*** SOURCE MATERIAL ***

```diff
diff --git a/include/adell_hip.h b/include/adell_hip.h
--- a/include/adell_hip.h
+++ b/include/adell_hip.h
@@ -402,6 +402,12 @@
 int adell_convt_k2_bwd_weight(int N, int D, int H, int W, int Cin, int Cout, const float* x,
                               const float* dy, float* dw, float* db, void* workspace,
                               size_t workspace_bytes, void* stream);
+int adell_convt_k2_bwd_fused_applicable(int N, int D, int H, int W, int Cin, int Cout);
+int adell_convt_k2_bwd_fused(int N, int D, int H, int W, int Cin, int Cout, const float* x,
+                             const float* dy, const float* w, float* dx, int want_db,
+                             void* workspace, size_t workspace_bytes, void* stream);
+int adell_convt_k2_wgrad_fold(int N, int D, int H, int W, int Cin, int Cout, const void* workspace,
+                              size_t workspace_bytes, float* dw, float* db, void* stream);
 int adell_convt_k221_applicable(int N, int D, int H, int W, int Cin, int Cout);
 int adell_convt_k221_fwd(int N, int D, int H, int W, int Cin, int Cout, const float* x,
                          const float* w, const float* bias, float* y, void* stream);
```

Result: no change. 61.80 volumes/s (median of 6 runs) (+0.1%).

*** End of SOURCE MATERIAL ***

## WHAT THE TASK ASKS
Copy down the complete data exactly as supplied.

## SOLUTION TO THIS EXERCISE
```diff
diff --git a/include/adell_hip.h b/include/adell_hip.h
--- a/include/adell_hip.h
+++ b/include/adell_hip.h
@@ -402,6 +402,12 @@
 int adell_convt_k2_bwd_weight(int N, int D, int H, int W, int Cin, int Cout, const float* x,
                               const float* dy, float* dw, float* db, void* workspace,
                               size_t workspace_bytes, void* stream);
+int adell_convt_k2_bwd_fused_applicable(int N, int D, int H, int W, int Cin, int Cout);
+int adell_convt_k2_bwd_fused(int N, int D, int H, int W, int Cin, int Cout, const float* x,
+                             const float* dy, const float* w, float* dx, int want_db,
+                             void* workspace, size_t workspace_bytes, void* stream);
+int adell_convt_k2_wgrad_fold(int N, int D, int H, int W, int Cin, int Cout, const void* workspace,
+                              size_t workspace_bytes, float* dw, float* db, void* stream);
 int adell_convt_k221_applicable(int N, int D, int H, int W, int Cin, int Cout);
 int adell_convt_k221_fwd(int N, int D, int H, int W, int Cin, int Cout, const float* x,
                          const float* w, const float* bias, float* y, void* stream);
```

Result: no change. 61.80 volumes/s (median of 6 runs) (+0.1%).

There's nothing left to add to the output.